How Provoke Clinical Reasoning

    Clinical reasoning is the process of gathering and thinking about patient information, analyzing the options, and evaluating alternatives. This cognitive process precedes the decision to act. Reasoning is a cyclical process that depends on results of prior experience, and is the hallmark of the experienced nurse (Simmons, 2010). 

    In one systematic review of 24 studies of educational interventions to improve nurses' clinical reasoning, there was a lack of consistency in defining successful interventions because of a general lack of study quality (Thompson & Stapley, 2011).
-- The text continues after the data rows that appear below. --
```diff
diff --git a/include/gantts_hip.h b/include/gantts_hip.h
--- a/include/gantts_hip.h
+++ b/include/gantts_hip.h
@@ -402,6 +402,8 @@
 
 #define GT_HEAD_PATH_SLOTS 15
 int gt_head_path_counts(int64_t* counts, int reset);
+#define GT_RIDER_PATH_SLOTS 2
+int gt_rider_path_counts(int64_t* counts, int reset);
 
 #define GT_SN_MAX_LAYERS 17
 #define GT_SN_PATH_SLOTS 5
```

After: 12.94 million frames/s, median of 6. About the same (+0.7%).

Strategies to Develop Cognitive Skills

    Developing cognitive skills in students requires nursing faculty to implement a variety of teaching strategies appropriate to content, setting, learner needs, learning style, and desired learner outcomes (NLN, 2005). The following are examples of teaching strategies that have been associated with fostering the development of cognitive skills and clinical decision making.

Reflection Writing and Critical Thinking  In Nursing Students

    In the nursing literature, there is an emphasis on the use of reflection to develop and engage in critical thinking. Critical thinking is on attributes that enhance one's skill in problem solving and decision-making making (Romeo, 2010). Critical thinking is not a single way of thinking but rather a complex process. Moore (2013) identified seven concepts among the various process descriptions of critical thinking.

    These seven concepts include self-reflexivity, judgment, skepticism, simple originality, engagement with knowledge, rationality, and sensitive readings. As nursing educators seek to assess their students' knowledge and critical thinking abilities, providing opportunities for reflective learning on evidence-based practice can be an effective strategy. 

    A systematic review of literature including eight simulation studies found that simulation improved critical thinking, skills performance, and knowledge of subject matter, although evidence of improved clinical reasoning was inconclusive (Lapkin, Levett Jones, Bellchambers, & Fernandez, 2010). 

    Researchers found that providing nursing students with practice scenarios using a human patient simulator increased their critical thinking skills, and that those who were assigned more simulated scenarios demonstrated a greater increase in critical thinking (Sullivan Mann, Perron, & Fellner, 2009).

    Recently, the National Council State Board of Nursing published the first national simulation study with results suggesting that well designed simulation experiences could be substituted for up to half of traditional clinical hours with comparable end of program outcomes (Hayden, Smiley, Alexander, Kardong Edgren, & Jeffries, 2014). 

    The effective use of simulation in nursing education continues to be researched; However, early findings suggest that when faculty are prepared and resources are available to design and deliver high-quality simulation, the critical thinking skills, clinical reasoning, and knowledge of students are enhanced.